Why Justin Trudeau, for whom gaffes come as easily as breathing, was ever popular to begin with beggars the imagination of people with sufficient brain matter to support both life and rational thought. It's not a matter of changing political tides or even inadequate foresight. If someone claims that budgets balance themselves, particularly someone who has never managed even his family's money, he should not only never be elected into any office, he shouldn't even be hired to shoo away Canada geese from public parks:
Just over two years after his election victory, Justin Trudeau’s popularity is running into political headwinds. For the first time, the prime minister’s popularity has fallen below the 50 per cent mark, according to a survey by the Angus Reid Institute.Of the Canadian’s polled, 46 per cent say they approved of Trudeau, compared to 49 per cent who do not. Even millennials, the demographic that was key to securing his victory and sustaining his popularity thus far, have cooled to him. Just over half, 56 per cent, of millennials say they approve of the prime minister, a significant drop from the 68 per cent approval he enjoyed when he was first elected.Trudeau’s support has dropped even further in the two older age brackets. His approval dipped to 45 per cent with 35-54 year-old Canadians, down from 58 per cent when he was first election. Approval dropped to 40 per cent with Canadians 55 years-old and above, down from 63 per cent in November 2015.
(Sidebar: where the hell are these polls being conducted? Toronto?)
Liberals voters must share a large portion of blame for the debacle that is the Trudeau government. They cannot claim having been hood-winked and are now experiencing some serious buyer's remorse.
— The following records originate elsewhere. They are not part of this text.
# williamleif/GraphSAGE

Measured on NVIDIA H100. Metric: seed_nodes_per_sec, higher is better.
Workload: dtype f32

## Files before the change

### graphsage_b200/csrc/gemm_tc.cu

```cuda
#include "tc_common.cuh"

namespace gs {

constexpr int TC_THREADS = 256;

struct TcPart {
  const float* A;
  int64_t lda;
  int32_t K;
  int32_t N;
  int32_t kblocks;
  int32_t ntiles;
  int64_t img_off;
  const float* B;
  int64_t ldb;
};

struct TcParams {
  TcPart p[2];
  int32_t n_parts;
  int32_t combine;
  int64_t M;
  const float* bias;
  int32_t act;
  float* out;
  int64_t ldo;
  int32_t tiles_n0;
  gs_gemm_row_ids rid[2];
};

template <int MODE>
__global__ void __launch_bounds__(256) pack_b_kernel(TcParams prm, unsigned char* __restrict__ ws) {
  constexpr int BK = MODE == 2 ? 64 : 32;
  constexpr int EPC = MODE == 2 ? 8 : 4;
  constexpr int NIMG = MODE == 0 ? 2 : 1;
  int unit = blockIdx.x;
  int pi = 0;
  if (prm.n_parts == 2 && unit >= prm.p[0].ntiles * prm.p[0].kblocks) {
    unit -= prm.p[0].ntiles * prm.p[0].kblocks;
    pi = 1;
  }
  const TcPart& P = prm.p[pi];
  const int nt = unit / P.kblocks, kb = unit % P.kblocks;
  unsigned char* img = ws + P.img_off + ((int64_t)(nt * P.kblocks + kb) * NIMG) * TC_TILE_BYTES;
  for (int q = threadIdx.x; q < 128 * 8; q += blockDim.x) {
    const int c = q >> 7, n = q & 127;
    const int gn = nt * TC_BN + n;
    const int k0 = kb * BK + c * EPC;
    float w[EPC];
#pragma unroll
    for (int e = 0; e < EPC; ++e) w[e] = (gn < P.N && k0 + e < P.K) ? P.B[(int64_t)(k0 + e) * P.ldb + gn] : 0.f;
    const uint32_t off = sw128_off(n, c);
    if constexpr (MODE == 2) {
      __nv_bfloat162 h[4];
#pragma unroll
      for (int e = 0; e < 4; ++e) h[e] = __floats2bfloat162_rn(w[2 * e], w[2 * e + 1]);
      *reinterpret_cast<uint4*>(img + off) = *reinterpret_cast<uint4*>(h);
    } else {
      uint4 hi;
      hi.x = tf32_mask(w[0]); hi.y = tf32_mask(w[1]); hi.z = tf32_mask(w[2]); hi.w = tf32_mask(w[3]);
      *reinterpret_cast<uint4*>(img + off) = hi;
      if constexpr (MODE == 0) {
        uint4 lo;
        lo.x = tf32_mask(w[0] - __uint_as_float(hi.x)); lo.y = tf32_mask(w[1] - __uint_as_float(hi.y));
        lo.z = tf32_mask(w[2] - __uint_as_float(hi.z)); lo.w = tf32_mask(w[3] - __uint_as_float(hi.w));
        *reinterpret_cast<uint4*>(img + TC_TILE_BYTES + off) = lo;
      }
    }
  }
}

template <int MODE>
struct TcCfg {
  static constexpr int BK = MODE == 2 ? 64 : 32;
  static constexpr int NIMG = MODE == 0 ? 2 : 1;
  static constexpr int IMG_BYTES = NIMG * TC_TILE_BYTES;
  static constexpr int STAGES = MODE == 0 ? 3 : 4;
  static constexpr int STAGE_BYTES = 2 * IMG_BYTES;
  static constexpr int SMEM_BYTES = STAGES * STAGE_BYTES + 1024;
  static constexpr int CPT = 4;
};

template <int MODE>
__device__ __forceinline__ void load_a_chunk(const TcPart& P, int64_t arow, int gcol, bool vec, float (&v)[8]) {
  constexpr int EPC = MODE == 2 ? 8 : 4;
#pragma unroll
  for (int e = 0; e < 8; ++e) v[e] = 0.f;
  if (arow < 0) return;
  const float* src = P.A + arow * P.lda + gcol;
  if (vec && gcol + EPC <= P.K) {
    float4 a = ldg_nc_f4(reinterpret_cast<const float4*>(src));
    v[0] = a.x; v[1] = a.y; v[2] = a.z; v[3] = a.w;
    if constexpr (EPC == 8) {
      float4 b = ldg_nc_f4(reinterpret_cast<const float4*>(src) + 1);
      v[4] = b.x; v[5] = b.y; v[6] = b.z; v[7] = b.w;
    }
  } else {
#pragma unroll
    for (int e = 0; e < EPC; ++e)
      if (gcol + e < P.K) v[e] = __ldg(src + e);
  }
}

template <int MODE>
__device__ __forceinline__ void store_a_chunk(unsigned char* tile, int row, int c, const float (&v)[8]) {
  const uint32_t off = sw128_off(row, c);
  if constexpr (MODE == 2) {
    __nv_bfloat162 h[4];
#pragma unroll
    for (int e = 0; e < 4; ++e) h[e] = __floats2bfloat162_rn(v[2 * e], v[2 * e + 1]);
    *reinterpret_cast<uint4*>(tile + off) = *reinterpret_cast<uint4*>(h);
  } else {
    uint4 hi;
    hi.x = tf32_mask(v[0]); hi.y = tf32_mask(v[1]); hi.z = tf32_mask(v[2]); hi.w = tf32_mask(v[3]);
    *reinterpret_cast<uint4*>(tile + off) = hi;
    if constexpr (MODE == 0) {
      uint4 lo;
      lo.x = tf32_mask(v[0] - __uint_as_float(hi.x)); lo.y = tf32_mask(v[1] - __uint_as_float(hi.y));
      lo.z = tf32_mask(v[2] - __uint_as_float(hi.z)); lo.w = tf32_mask(v[3] - __uint_as_float(hi.w));
      *reinterpret_cast<uint4*>(tile + TC_TILE_BYTES + off) = lo;
    }
  }
}

template <int MODE>
__global__ void __launch_bounds__(TC_THREADS, 1) sage_gemm_tc_kernel(const __grid_constant__ TcParams prm,
                                                                     const unsigned char* __restrict__ ws) {
  using C = TcCfg<MODE>;
  extern __shared__ unsigned char smem_raw[];
  __shared__ __align__(8) uint64_t full[C::STAGES];

  unsigned char* smem = reinterpret_cast<unsigned char*>((reinterpret_cast<uintptr_t>(smem_raw) + 1023) & ~(uintptr_t)1023);
  const int tid = threadIdx.x, wg = tid >> 7, lane = tid & 31, wq = (tid >> 5) & 3;

  const int64_t m0 = (int64_t)blockIdx.x * TC_BM;
  int part_lo = 0, part_hi = prm.n_parts, ntile = blockIdx.y, col_off = 0;
  if (prm.combine == GS_COMBINE_CONCAT && prm.n_parts == 2) {
    if ((int)blockIdx.y < prm.tiles_n0) part_hi = 1;
    else { part_lo = 1; ntile = blockIdx.y - prm.tiles_n0; col_off = prm.p[0].N; }
  }
  const int N = prm.p[part_lo].N;
  int total_it = 0;
  for (int pi = part_lo; pi < part_hi; ++pi) total_it += prm.p[pi].kblocks;
  auto locate = [&](int it, int& pi, int& kb) {
    pi = part_lo; kb = it;
    while (kb >= prm.p[pi].kblocks) { kb -= prm.p[pi].kblocks; ++pi; }
  };

  if (tid == 0) {
    for (int s = 0; s < C::STAGES; ++s) mbar_init(&full[s], 1);
    fence_mbar_init();
  }
  __syncthreads();

  auto post = [&](int it) {
    if (tid != 0 || it >= total_it) return;
    int pi, kb;
    locate(it, pi, kb);
    const TcPart& P = prm.p[pi];
    const int s = it % C::STAGES;
    unsigned char* st = smem + (size_t)s * C::STAGE_BYTES;
    mbar_expect_tx(&full[s], C::IMG_BYTES);
    bulk_g2s(st + C::IMG_BYTES, ws + P.img_off + ((int64_t)ntile * P.kblocks + kb) * C::IMG_BYTES, C::IMG_BYTES, &full[s]);
  };
  int64_t arow_lo[C::CPT], arow_hi[C::CPT];
#pragma unroll
  for (int i = 0; i < C::CPT; ++i) {
    const int64_t r = m0 + ((tid + TC_THREADS * i) >> 3);
    arow_lo[i] = gemm_a_row(prm.rid[part_lo], prm.M, r);
    arow_hi[i] = part_hi - part_lo == 2 ? gemm_a_row(prm.rid[part_lo + 1], prm.M, r) : -1;
  }
  float cur[C::CPT][8];
  auto fetch = [&](int it) {
    int pi, kb;
    locate(it, pi, kb);
    const TcPart& P = prm.p[pi];
    const bool vec = ((P.lda & 3) == 0) && ((reinterpret_cast<uintptr_t>(P.A) & 15u) == 0);
#pragma unroll
    for (int i = 0; i < C::CPT; ++i) {
      const int q = tid + TC_THREADS * i;
      load_a_chunk<MODE>(P, pi == part_lo ? arow_lo[i] : arow_hi[i], kb * C::BK + (q & 7) * (MODE == 2 ? 8 : 4), vec, cur[i]);
    }
  };

  for (int j = 0; j < C::STAGES - 1; ++j) post(j);
  fetch(0);

  float acc[64];
#pragma unroll
  for (int i = 0; i < 64; ++i) acc[i] = 0.f;
  for (int it = 0; it < total_it; ++it) {
    const int s = it % C::STAGES;
    unsigned char* st = smem + (size_t)s * C::STAGE_BYTES;
#pragma unroll
    for (int i = 0; i < C::CPT; ++i) {
      const int q = tid + TC_THREADS * i;
      store_a_chunk<MODE>(st, q >> 3, q & 7, cur[i]);
    }
    fence_proxy_async();
    __syncthreads();
    post(it + C::STAGES - 1);
    if (it + 1 < total_it) fetch(it + 1);
    mbar_wait(&full[s], (uint32_t)(it / C::STAGES) & 1u);
    const uint32_t a_base = smem_u32(st) + (uint32_t)(wg * 64 * 128), b_base = smem_u32(st + C::IMG_BYTES);
    const uint64_t a_hi = make_smem_desc(a_base), b_hi = make_smem_desc(b_base);
    const uint64_t a_lo = make_smem_desc(a_base + TC_TILE_BYTES), b_lo = make_smem_desc(b_base + TC_TILE_BYTES);
    acc_fence(acc);
    wgmma_fence();
#pragma unroll
    for (int k = 0; k < 4; ++k) {
      const uint64_t koff = (uint64_t)((k * 32) >> 4);
      wgmma_m64n128<MODE == 2>(acc, a_hi + koff, b_hi + koff, (it > 0 || k > 0) ? 1u : 0u);
      if constexpr (MODE == 0) {
        wgmma_m64n128<false>(acc, a_hi + koff, b_lo + koff, 1u);
        wgmma_m64n128<false>(acc, a_lo + koff, b_hi + koff, 1u);
      }
    }
    wgmma_commit();
    wgmma_wait<0>();
    acc_fence(acc);
  }
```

That simply will not do. Their philistine, pig-headed ignorance and adherence to a party and not policy (which can be likened to tribes of early man insisting that fire was a thing of evil and should never be used not matter how beneficial it is) are the reasons why this country is headed down the tubes.
Cases in point:
Though Prime Minister Justin Trudeau balked at finalizing the Trans-Pacific Partnership last month, Japanese officials say the other countries in the trade deal could decide to push ahead on it without Canada.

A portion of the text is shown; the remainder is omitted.